Adviser to the Prime minister of Georgia
- Incumbent
- Assumed office 8 September 2019
- Prime Minister: Giorgi Gakharia
- In office 18 June 2019 – 3 September 2019
- Prime Minister: Mamuka Bakhtadze

Minister of Internally Displaced Persons from the Occupied Territories, Health, Labour and Social Affairs
- In office 14 July 2018 – 18 June 2019
- President: Giorgi Margvelashvili Salome Zourabichvili
- Prime Minister: Mamuka Bakhtadze
- Preceded by: Position established
- Succeeded by: Ekaterine Tikaradze

Minister of Health, Labour, and Social Affairs
- In office 25 October 2012 – 14 July 2018
- Prime Minister: Bidzina Ivanishvili Irakli Garibashvili Giorgi Kvirikashvili Mamuka Bakhtadze
- Preceded by: Zurab Tchiaberashvili
- Succeeded by: Position abolished

Member of the Parliament of Georgia
- In office 11 December 2020 – 16 November 2023

Personal details
- Born: 25 September 1963 (age 62) Tbilisi, Georgian SSR, Soviet Union (Now Georgia)
- Party: Georgian Dream
- Spouse: Leila Migriauli
- Children: Two daughters
- Alma mater: Tbilisi State Medical Institute Moscow Institute for Continued Medical Education

Military service
- Allegiance: Georgia
- Branch/service: Medical Service, Georgian Air Force
- Years of service: 1992–1993

= Davit Sergeenko =

Georgian physician

Davit Sergeenko (დავით სერგეენკო; born 25 September 1963) is a Georgian physician and healthcare administrator, serving as Georgia's Minister of Health, Labor, and Social Affairs since 25 October 2012. On 13 June 2018 he was named Minister of Internally Displaced Persons from the Occupied Territories, Accommodation and Refugees in the cabinet of Mamuka Bakhtadze.

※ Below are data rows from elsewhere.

template <int NP>
__global__ void h2_pack_w2_kernel(const float* __restrict__ W2, int64_t ld_w2, int HID2, int HID1, const float* __restrict__ tail,
                                  u32x4* __restrict__ out) {
    constexpr int PIECES = NP * H2_ROWS * 4;
    const int idx = blockIdx.x * blockDim.x + threadIdx.x;
    if (idx >= (HID1 / H2_CH) * PIECES) return;
    const int c = idx / PIECES, rem = idx - c * PIECES;
    const int p = rem / (H2_ROWS * 4), rr = rem - p * H2_ROWS * 4, r = rr >> 2, slot = rr & 3;
    const int kq = slot ^ dfol_swz(r);
    const int e = reinterpret_cast<const int32_t*>(tail)[H2_ROWS + r];
    uint32_t piece[4];
#pragma unroll
    for (int j = 0; j < 4; ++j) {
        float w0 = 0.f, w1 = 0.f;
        if (r < HID2) {
            w0 = ldexpf(W2[(int64_t)r * ld_w2 + c * H2_CH + h2_kperm(kq, 2 * j)] * H2_LN2, e);
            w1 = ldexpf(W2[(int64_t)r * ld_w2 + c * H2_CH + h2_kperm(kq, 2 * j + 1)] * H2_LN2, e);
        }
        uint32_t h, l;
        dfol_split2h(w0, w1, h, l);
        piece[j] = p == 0 ? h : l;
    }
    out[idx] = u32x4{piece[0], piece[1], piece[2], piece[3]};
}

struct H2Train {
    float* Z;
    float* pre2;
    int64_t ld_pre2;
    float* geo;
    float* x;
    int64_t ld_x;
    const int64_t* pair_off;
};
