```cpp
struct PJ2Args {
    const double *u, *b, *uc;
    double *out;
    int nx, ny, nz, nxc, nyc, nzc;
    long rs, ms, crs, cms;
    int nty, zc;
    double a0, a1, a2, a3, a4, a5, a6, dinv, scale;
    const double *far_lo, *far_hi, *cfar_lo;
    int has_lo, has_hi, zbeg, zend;
};
typedef unsigned int mgk_u2v __attribute__((ext_vector_type(2)));
template <int WX>
// ... 494 lines not shown
    J2Args<T> a; memset(&a, 0, sizeof(a));
    a.u = u + g->org; a.b = b + g->org; a.out = unew + g->org;
    a.nx = g->nx; a.ny = g->ny; a.nz = g->nz; a.rs = g->pitch; a.ms = g->plane;
    set_coef7(a, coef);
    a.dinv = (T)dinv; a.scale = (T)scale;
    a.far_lo = far_lo; a.far_hi = far_hi; a.has_lo = far_lo != nullptr; a.has_hi = far_hi != nullptr;
    if (zbeg < 0 || zend > g->nz || zbeg >= zend) return fail(MGK_EINVAL, "mgk_jacobi2: empty or out-of-range plane range");
    a.zbeg = zbeg; a.zend = zend;
    const int nzr = zend - zbeg;
    a.nty = (g->ny + 3) / 4;
    const int w = (g->nx + 1 + 64 * VX - 1) / (64 * VX);
    const long target = (w > 4) ? 256 : ((sizeof(T) == 4 || w <= 2) ? 1024 : 512);
    const Chunks ch = cut_chunks(c, nzr, a.nty, target, { 8, false,  false,  true,  1, 1});
    a.zc = ch.len;
    const unsigned nblk = (unsigned)(a.nty * ch.count);
    hipStream_t s = S(c, stream);
    if (norm_parts) {
        constexpr int WRn = 64 * VX;
        if (sizeof(T) != 8 || (g->nx + 1) % WRn != 0 || (g->ny + 1) % 4 != 0 || part_off < 0 || (long)nblk > c->max_partials - part_off)
            return fail(MGK_EINVAL, "mgk_jacobi2_sumsq: built for fp64 full-row shapes (n = 127, 255, 511, 1023)");
        a.partials = c->partials + part_off;
        if constexpr (sizeof(T) == 8) {
            const bool exn = exact_fma7(coef);
            if (norm_mode == 2) LAUNCH_WX_EX(width_1248, w, T, exn, (k_jacobi2r<T, WX, 3, 2, EX>), nblk, s, a);
            else LAUNCH_WX_EX(width_1248, w, T, exn, (k_jacobi2r<T, WX, 3, 1, EX>), nblk, s, a);
        }
        HIPCHK(hipGetLastError());
        *norm_parts = (int)nblk;
        return 0;
    }
    const bool ring = (g_variant == 1) || (g_variant == MGK_TUNE_J2_RING_PRED) || (g_variant != 2 && g_variant != MGK_TUNE_J2_REG_PRED && !(sizeof(T) == 8 && w > 4));
    constexpr int WR = 64 * VX;
    const bool full = (g->nx + 1) % WR == 0 && (g->ny + 1) % 4 == 0 && g_variant != MGK_TUNE_J2_REG_PRED && g_variant != MGK_TUNE_J2_RING_PRED;
    if (zero_guess) {
        if (!full || far_lo || far_hi || norm_parts) return fail(MGK_EINVAL, "mgk_jacobi2_zero: built for whole grids of full-row shape (the LDS-ring form of the two-sweep kernel)");
        if (g_variant == MGK_TUNE_J2_RING_OLD || (sizeof(T) == 8 && g_variant != MGK_TUNE_J2_ZERO_RINGB)) {
            LAUNCH_WX(width_1248, w, (k_jacobi2<T, WX, 3, true>), nblk, s, a);
        } else LAUNCH_WX(width_1248, w, (k_jacobi2b<T, WX, true>), nblk, s, a);
        HIPCHK(hipGetLastError());
        return 0;
    }
    if (ring) {
        if (full && g_variant != MGK_TUNE_J2_RING_OLD) {
            LAUNCH_WX(width_1248, w, (k_jacobi2b<T, WX, false>), nblk, s, a);
        } else if (full) {
            LAUNCH_WX(width_1248, w, (k_jacobi2<T, WX, 3>), nblk, s, a);
        } else {
            LAUNCH_WX(width_1248, w, (k_jacobi2<T, WX, 0>), nblk, s, a);
        }
    } else {
        if (full) {
            LAUNCH_WX_EX(width_1248, w, T, exact_fma7(coef), (k_jacobi2r<T, WX, 3, 0, EX>), nblk, s, a);
        } else {
            LAUNCH_WX(width_1248, w, (k_jacobi2r<T, WX, 0>), nblk, s, a);
        }
    }
    HIPCHK(hipGetLastError());
    return 0;
// ... 24 lines not shown
    return jacobi2<double>(c, g, coef, dinv, scale, b, nullptr, unew, nullptr, nullptr, 0, g->nz, stream, nullptr, 0, true);
}
extern "C" int mgk_jacobi2_zero_f32(mgk_ctx *c, const mgk_geom *g, const double *coef, double dinv, double scale,
                                    const float *b, float *unew, void *stream) {
    if (!g) return fail(MGK_EINVAL, "mgk_jacobi2_zero_f32: bad arguments");
    return jacobi2<float>(c, g, coef, dinv, scale, b, nullptr, unew, nullptr, nullptr, 0, g->nz, stream, nullptr, 0, true);
}
extern "C" int mgk_jacobi2_sumsq_ok_f64(const mgk_geom *g) {
    return (g && g->dim == 3 && (g->nx + 1) % 128 == 0 && (g->ny + 1) % 4 == 0 && g->nx + 1 <= 1024) ? 1 : 0;
}
extern "C" int mgk_jacobi2_sumsq_f64(mgk_ctx *c, const mgk_geom *g, const double *coef, double dinv, double scale,
                                     const double *b, const double *u, double *unew, double *sumsq_host, void *stream) {
    if (!g || !sumsq_host) return fail(MGK_EINVAL, "mgk_jacobi2_sumsq_f64: bad arguments");
    int nparts = 0;
    int rc = jacobi2<double>(c, g, coef, dinv, scale, b, u, unew, nullptr, nullptr, 0, g->nz, stream, &nparts);
    if (rc) return rc;
    return finish_to_host(c, nparts, 1, S(c, stream), sumsq_host);
}
extern "C" int mgk_jacobi2_sumsq_mid_f64(mgk_ctx *c, const mgk_geom *g, const double *coef, double dinv, double scale,
                                         const double *b, const double *u, double *unew, double *sumsq_host, void *stream) {
    if (!g || !sumsq_host) return fail(MGK_EINVAL, "mgk_jacobi2_sumsq_mid_f64: bad arguments");
    int nparts = 0;
    int rc = jacobi2<double>(c, g, coef, dinv, scale, b, u, unew, nullptr, nullptr, 0, g->nz, stream, &nparts, 0, false, 2);
    if (rc) return rc;
    return finish_to_host(c, nparts, 1, S(c, stream), sumsq_host);
}
extern "C" int mgk_jacobi2_sumsq_slab_f64(mgk_ctx *c, const mgk_geom *g, const mgk_geom *gfar, const double *coef, double dinv, double scale,
                                          const double *b, const double *u, double *unew, const double *far, int has_lo, int has_hi,
                                          int zbeg, int zend, int part_off, int *nparts, void *stream) {
    if (!g || !nparts) return fail(MGK_EINVAL, "mgk_jacobi2_sumsq_slab_f64: bad arguments");
    if ((has_lo || has_hi) && !(far_geom_ok(gfar, far, g) && g->nz >= 2))
        return fail(MGK_EINVAL, "mgk_jacobi2_sumsq_slab_f64: the far-plane field must have the geometry (nx, ny, 2) of the slab");
    const double *lo = far_lo_plane(far, gfar, has_lo), *hi = far_hi_plane(far, gfar, has_hi);
    return jacobi2<double>(c, g, coef, dinv, scale, b, u, unew, lo, hi, zbeg, zend, stream, nparts, part_off);
}
extern "C" int mgk_jacobi2_sumsq_mid_slab_f64(mgk_ctx *c, const mgk_geom *g, const mgk_geom *gfar, const double *coef, double dinv, double scale,
                                              const double *b, const double *u, double *unew, const double *far, int has_lo, int has_hi,
                                              int zbeg, int zend, int part_off, int *nparts, void *stream) {
    if (!g || !nparts) return fail(MGK_EINVAL, "mgk_jacobi2_sumsq_mid_slab_f64: bad arguments");
    if ((has_lo || has_hi) && !(far_geom_ok(gfar, far, g) && g->nz >= 2))
        return fail(MGK_EINVAL, "mgk_jacobi2_sumsq_mid_slab_f64: the far-plane field must have the geometry (nx, ny, 2) of the slab");
    const double *lo = far_lo_plane(far, gfar, has_lo), *hi = far_hi_plane(far, gfar, has_hi);
    return jacobi2<double>(c, g, coef, dinv, scale, b, u, unew, lo, hi, zbeg, zend, stream, nparts, part_off, false, 2);
}
template <typename T>
static int jacobi2_slab(mgk_ctx *c, const mgk_geom *g, const mgk_geom *gfar, const double *coef, double dinv, double scale,
// ... 2652 lines not shown
```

== Early life and medical career ==
Sergeenko was born in Tbilisi, the capital of then-Soviet Georgia in 1963. He graduated from the Tbilisi State Medical Institute as a pediatrician in 1987 and the Moscow Institute for Continued Medical Education as an intensive care specialist in 1991. Returning to Georgia, he practiced neonatology in Sukhumi and Rustavi from 1987 to 1992. He then served in the Georgian Armed Forces as a physician for an air force regiment from 1992 to 1993 and as a chief of medical service at the State Department of Sports from 1995 to 1997. He worked as an ICU physician at the Jo Ann Medical Center in Tbilisi from 1997 to 2006 and a medical services manager at the MediClub-Georgia clinic from 2002 to 2006. In 2006, he became Director General of a medical center in the provincial town of Sachkhere, funded by the billionaire tycoon Bidzina Ivanishvili, a Sachkhere native who had amassed his wealth in Russia in the 1990s.

== Government career ==
After Ivanishvili's Georgian Dream coalition won the October 2012 parliamentary election and subsequently formed the new government, Sergeenko was made Minister of Health, Labor, and Social Affairs in the cabinets of Ivanishvili and of his protégé and successor, Irakli Garibashvili.

Sergeenko presided over the establishment of the government-funded Universal Health Care system in February 2013. As the Georgian government's support to post-revolutionary Ukraine amid a brewing confrontation with Russia was reserved, Sergeenko was the only Georgian minister to have visited Kyiv in August 2014; he then oversaw Georgia's humanitarian aid, worth of about GEL 1 million (US$570,000), to Ukraine in September 2014. Sergeenko was also behind the controversial law adopted in August 2014, tightening the regulation of prescription drugs. He also suggested, in May 2013, that Georgia might consider decriminalization of marijuana as part of the strategy to tackle on illicit drug-trafficking channels.